— Problem description —
Anywhere the string "include" shows up in the listing below, copy the line it is in.
─── Records supplied ───
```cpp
extern "C" int qv_debug_forward_tap(qv_engine *eng, int32_t what, int32_t layer, float *out_dev, void *stream) {
    QV_SERIALISE(eng);
    if (!eng) return QV_ERR_ARG;
    if (!eng->model) { qv_set_error(eng, "engine created without a model"); return QV_ERR_NO_MODEL; }
    QV_ORDERED(eng, stream);
    return qv_model_tap(eng, eng->model, eng->cur_ctx, what, layer, out_dev, (hipStream_t)stream);
}

extern "C" int qv_profile_gemm(qv_engine *eng, int32_t enable) {
    if (!eng) return QV_ERR_ARG;
    qv_gemm_prof_enable(enable != 0);
    return QV_OK;
}

extern "C" int qv_profile_gemm_read(qv_engine *eng, double *ms21, double *flops21, int32_t *launches21) {
    if (!eng || !ms21 || !flops21 || !launches21) return QV_ERR_ARG;
    int n[21];
    qv_gemm_prof_collect(ms21, flops21, n);
    for (int i = 0; i < 21; ++i) launches21[i] = n[i];
    return QV_OK;
}

extern "C" int qv_profile_replay_kernel(qv_engine *eng, int32_t which, char *name_out, int32_t name_cap) {
    QV_SERIALISE(eng);
    if (!eng || !name_out || name_cap < 8) return QV_ERR_ARG;
    if (!eng->model) { qv_set_error(eng, "engine created without a model"); return QV_ERR_NO_MODEL; }
    return qv_model_replay_kernel(eng, eng->model, eng->cur_ctx, which, name_out, name_cap);
}

extern "C" int qv_weights_info(qv_engine *eng, char *out, int32_t cap) {
    QV_SERIALISE(eng);
    if (!eng || !out || cap < 16) return QV_ERR_ARG;
    if (!eng->model) { snprintf(out, (size_t)cap, "no acoustic model (post-logits stages only)"); return QV_OK; }
    qv_model_weights_info(eng->model, out, cap);
    return QV_OK;
}

extern "C" int qv_debug_attention_variant(int32_t mode) {
    if (mode < -1 || mode > 5) return QV_ERR_ARG;
    qv_attention_set_variant(mode);
    return QV_OK;
}

extern "C" int qv_debug_kernel_variant(int32_t which, int32_t mode) {
    if (which < 0 || which >= QV_KV_COUNT || mode < -1 || mode > 15) return QV_ERR_ARG;
    qv_kernel_variant_set(which, mode);
    return QV_OK;
}

extern "C" int qv_debug_sub01_plan(int64_t n_samples, int32_t batch, int32_t *frames_out, int32_t *run_tiles_out) {
    if (n_samples < 400 || batch < 1 || !frames_out) return QV_ERR_ARG;
    qv_model_frame_counts(n_samples, frames_out);
    if (run_tiles_out) *run_tiles_out = qv_sub01_run_tiles(batch, frames_out[2], qv_switches_now());
    return QV_OK;
}

extern "C" int qv_debug_sub35_plan(int64_t n_samples, int32_t batch, int32_t *run_frames_out) {
    if (n_samples < 400 || batch < 1 || !run_frames_out) return QV_ERR_ARG;
    int32_t fr[4];
    qv_model_frame_counts(n_samples, fr);
    *run_frames_out = qv_sub35_run_frames(batch, fr[3], qv_switches_now());
    return QV_OK;
}

extern "C" int qv_debug_forward_graph_stats(qv_engine *eng, int64_t *replays, int64_t *captures) {
    QV_SERIALISE(eng);
    if (!eng || !eng->model || !replays || !captures) return QV_ERR_ARG;
    qv_model_graph_stats(eng->model, replays, captures);
    return QV_OK;
}

extern "C" int64_t qv_debug_forward_graph_failures(qv_engine *eng) {
    QV_SERIALISE(eng);
    return (eng && eng->model) ? qv_model_graph_failures(eng->model) : -1;
}

extern "C" int qv_debug_gemm_tiles(int32_t mode) {
    if (mode < -1 || mode > 2) return QV_ERR_ARG;
    qv_gemm_set_t256(mode);
    return QV_OK;
}

extern "C" int qv_debug_gemm_tile_height(int32_t mode) {
    if (mode < -1 || mode > 3) return QV_ERR_ARG;
    qv_gemm_set_bm(mode);
    return QV_OK;
}

extern "C" int qv_debug_gemm_pipeline(int32_t ld, int32_t nst, int32_t narrow) {
    const int ids[3] = {QV_SW_GEMM_LD, QV_SW_GEMM_NST, QV_SW_GEMM_NARROW}, modes[3] = {ld, nst, narrow};
    for (int i = 0; i < 3; ++i)
        if (modes[i] < -1 || modes[i] > QV_SWITCH_TABLE[ids[i]].hi) return QV_ERR_ARG;
    for (int i = 0; i < 3; ++i) qv_switch_set(ids[i], modes[i]);
    return QV_OK;
}

extern "C" int qv_profile_replay_gemm(qv_engine *eng, int32_t which, int32_t iters, double *avg_us, double *flops_per_launch,
                                      void *stream) {
    QV_SERIALISE(eng);
    if (!eng || !avg_us || !flops_per_launch) return QV_ERR_ARG;
    if (!eng->model) { qv_set_error(eng, "engine created without a model"); return QV_ERR_NO_MODEL; }
    return qv_model_replay_gemm(eng, eng->model, eng->cur_ctx, which, iters, avg_us, flops_per_launch, (hipStream_t)stream);
}
```

offline-tarteel_amd/csrc/qv_common.h:

```cpp
#pragma once

#include <hip/hip_runtime.h>
#include <stdint.h>

#include <algorithm>
#include <functional>
#include <mutex>
#include <string>
#include <vector>
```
───
— Result for this exercise —
#include <hip/hip_runtime.h>
#include <stdint.h>
#include <algorithm>
#include <functional>
#include <mutex>
#include <string>
#include <vector>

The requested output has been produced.